English Painting. By R. H. Wilenski. (Faber. 30s.)
An Outline of English Painting. By R. H. Wilenski. (Faber.
2s.)
A Short Account of British Painting. By Charles Johnson.
(Bell. 3s. 6d.)
British Painting. By C. H. Collins-Baker and M. R. James. (Medici Society. 30s.) MR. WILENSKI has produced two books about English painting. The larger of them has many of the outward and visible signs of grace. Its plates are many, well chosen, clearly repro- duced, though somewhat obscurely arranged. The bio- graphies are separated from the analyses of the paintings and are often clear and relevant. And yet Mr. Wilenski is not -really writing about English painting at all. He is pursuing
his old crusade on his old hobby-horse, now rather broken- winded. Mr. Wilenski's great grievance is that the public at the present day, instead of buying works by the " right
kind " of modern artist, either buys old masters or, almost worse, modern works which are merely pastiches of them.

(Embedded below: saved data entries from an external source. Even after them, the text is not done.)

# bcosm/CantorRL

Hardware: AMD Instinct MI355X
Metric: env-steps/sec (batched episodes) (higher is better)
Workload: dtype f64+f32; 1 GPU; configs[1]: 65,536 parallel envs/GPU, European call (BS rolling-ATM marks), GBM, v2 env, train_ppo_v2 reward; config_index=2, envs_per_gpu=65536, episode_length=252, mode=rollout, rollout_k=256, action_sets=1, parallelism=env-shard x1

## Files before the change

### cantorrl_amd/csrc/he_math.h

```cpp
#pragma once

#include <hip/hip_runtime.h>
#include <stdint.h>

#define HE_HD __host__ __device__ __forceinline__

namespace he {

HE_HD double fma_k(double a, double b, double c) {
#if defined(__HIP_DEVICE_COMPILE__)
    double r;
    asm("v_fma_f64 %0, %1, %2, %3" : "=v"(r) : "v"(a), "v"(b), "s"(c));
    return r;
#else
    return fma(a, b, c);
#endif
}

HE_HD double fma_kb(double a, double k, double c) {
#if defined(__HIP_DEVICE_COMPILE__)
    double r;
    asm("v_fma_f64 %0, %1, %2, %3" : "=v"(r) : "v"(a), "s"(k), "v"(c));
    return r;
#else
// ... 87 lines not shown
}

HE_HD float div_int_byf(float a, float b, float y) {
    const float q = a * y;
    return fmaf(fmaf(-q, b, a), y, q);
}
HE_HD double div_int_by(double a, double b, double y) {
    const double q = a * y;
    return fma(fma(-q, b, a), y, q);
}

HE_HD float div_f32_by(float a, double b, double y64) {
    const double ad = (double)a;
    const double q = ad * y64;
    const double r = fma(-q, b, ad);
    const float res = (float)fma(r, y64, q);
    return (a == 0.0f || !(fabsf(a) <= 3.4028234663852886e38f)) ? (float)q : res;
}

HE_HD float div_f32_byf(float a, float b, float y) {
    const float q = a * y;
    const float res = fmaf(fmaf(-q, b, a), y, q);
    return (a == 0.0f || !(fabsf(a) <= 3.4028234663852886e38f)) ? q : res;
}

HE_HD int32_t trade_round(float f, int32_t mt) {
    const float r = rintf(f);
    const bool ok = fabsf(r) < 9.2233720368547758e18f;
    const float lo = -(float)mt, hi = (float)mt;
#if defined(__HIP_DEVICE_COMPILE__)
    return ok ? (int32_t)__builtin_amdgcn_fmed3f(r, lo, hi) : -mt;
#else
    const float c = r < lo ? lo : (r > hi ? hi : r);
    const int32_t v = ok ? (int32_t)c : 0;
    return ok ? v : -mt;
#endif
}

HE_HD uint32_t episode_wrap_le(uint32_t t, uint32_t k, uint32_t T) {
    const uint32_t s = t + k;
    return s >= T ? s - T : s;
}
HE_HD uint32_t episode_wrap(uint32_t t, uint32_t k, uint32_t T) {
    return k <= T ? episode_wrap_le(t, k, T) : (t + k) % T;
}

// ... 564 lines not shown
```

### cantorrl_amd/csrc/hedge_env.hip

```cpp
#include <hip/hip_runtime.h>
#include <hip/hip_ext.h>

#include <math.h>
#include <stdarg.h>
#include <stdio.h>
#include <stdlib.h>
#include <string.h>

#include <chrono>
#include <new>
#include <type_traits>

#include "vn_moments.h"
#include <string>
#include <vector>

#include "../../include/hedge_env.h"
#include "he_math.h"

using namespace he;

namespace {

#define GLOBAL __attribute__((address_space(1)))
// ... 61 lines not shown
    float s0s_f, inv_s0s_f;
    double s0s_d, inv_s0s_d;
    double inv_252;
    float init_cash_f;
    double tcpc, slip_frac, lam, w, theta, initial_cash;
    double shares_d, inv_shares;
    float shares_f;
    int32_t shares_zero;
    float r_f, tenor_f;
    double r_d, tenor_d, sqrt_tenor;
    int32_t tenor_small;
    uint32_t key0, key1;
    double s0;
    double var;
    float var_f;
    double sqrt_var, drift, sqrt_dt, mu, dt;
    BSConst bs;
    int32_t mark;
    double fe_K;
    float g_sigma, g_num_drift;
    double g_sst;
    double g_inv_sst;
    float g_sst_f, g_inv_sst_f;
    float sqrt_tenor_f;
    double h_kappa, h_theta, h_xi, h_rho, h_sqrt1mrho2;
    int32_t den_const;
    double den, inv_den;
    int32_t M;
    float4* tileA;
    float4* tileB;
    float rstv[4 + kObs];
    const float4* rec;
    const float4* recg;
    int64_t n_paths;
    int64_t rstride;
    int32_t roff;
    int32_t book_n;
    const BookOpt* book;
    const double* book_tab;
    int32_t book_rows;
    double bk_sig, bk_isig, bk_s2, bk_lam;
    double book_rst;
    double* tileC;
#ifdef HE_TIMING
    uint64_t* tim;
#endif
// ... 122 lines not shown
            cd = (S > K) ? 1.0 : ((S == K) ? 0.5 : 0.0);
            pd = (S < K) ? -1.0 : ((S == K) ? -0.5 : 0.0);
            gam = 0.0;
        } else {
            float Kc = np_maxf(K, 1e-6f);
            float num = logf(S / Kc) + num_drift;
            double d1;
            if (sst < 1e-9) {
                float sg = (num > 0.0f) ? 1.0f : ((num < 0.0f) ? -1.0f : num);
                d1 = (double)(sg * 10.0f);
            } else {
                d1 = CONST_VAR ? (double)num * p.g_inv_sst : (double)num / sst;
            }
            double n1 = ndtr(d1);
            cd = n1;
            pd = n1 - 1.0;
            double gd = (double)S * sst;
            gam = (fabs(gd) < 1e-9) ? 0.0 : norm_pdf(d1) / gd;
        }
    }
    return make_float4((float)cd, (float)gam, (float)pd, 0.0f);
}
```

This he regards as the result of a widespread conspiracy. In the case of sculpture it is due to a league between the Academicians and the classical professors, who decided that Greek art is the only art. In the case of painting it seems to be due to a league between the dealers and the upper classes who have decided to stifle all progressive art, and it is now particularly against them that Mr. Wilenski's grape-shot is directed. Naturally these opinions come between the writer and his subject, and it is enough, for instance, that Claude's paintings should have been bought by the English nobility in the eighteenth century for Mr. Wilenski to condemn them as furniture pieces." Mr. Wilenski's general proposition— itself not unconnected with his principal grievance—is that ancient painting can only be rightly understood by means of the study of modern painting, a principle which the author is often forced to abandon when it comes to the point, and which has little success when he does apply it, as in his comparison between Gainsborough and McEvoy.
The first chapters of Mr. Wilenski's book are devoted to one of his many Good Deeds. He has some Amazing Revelations to make about the way in which the British public has been bamboozled over English art in the mediaeval and Tudor periods. He delivers a vigorous attack on those scholars (we are not allowed even to know their names) who pretend to give a complete history of the painting of the period, and, by ignoring some of the evidence and always assuming that every hypothesis is necessarily wrong, he reaches the great conclusion that nothing worth knowing is known about English mediaeval and Tudor painting. Practically all sur- viving mediaeval paintings are disallowed as evidence on the grounds that they have been repainted, but in the later parts of the book it never seems to occur to Mr. Wilenski to enquire whether the same disaster has not overtaken the Gainsboroughs and Reynolds of which he speaks with such confidence.
In his Short Account of British Painting, Mr. Johnson displays all the qualities which are lacking in Mr. Wilenski's book : sound, unpretentious knowledge, balanced judgement and a keen sense of keeping to the point. It is a book which will not often startle the reader by novelty of opinion, but which will lead him gently through the history of English painting, pointing out clearly and simply the salient qualities of each artist. Only towards the end of the book does Mr. Johnson ever get excited, particularly over Turner, for whom he puts up an enthusiastic and well-reasoned defence.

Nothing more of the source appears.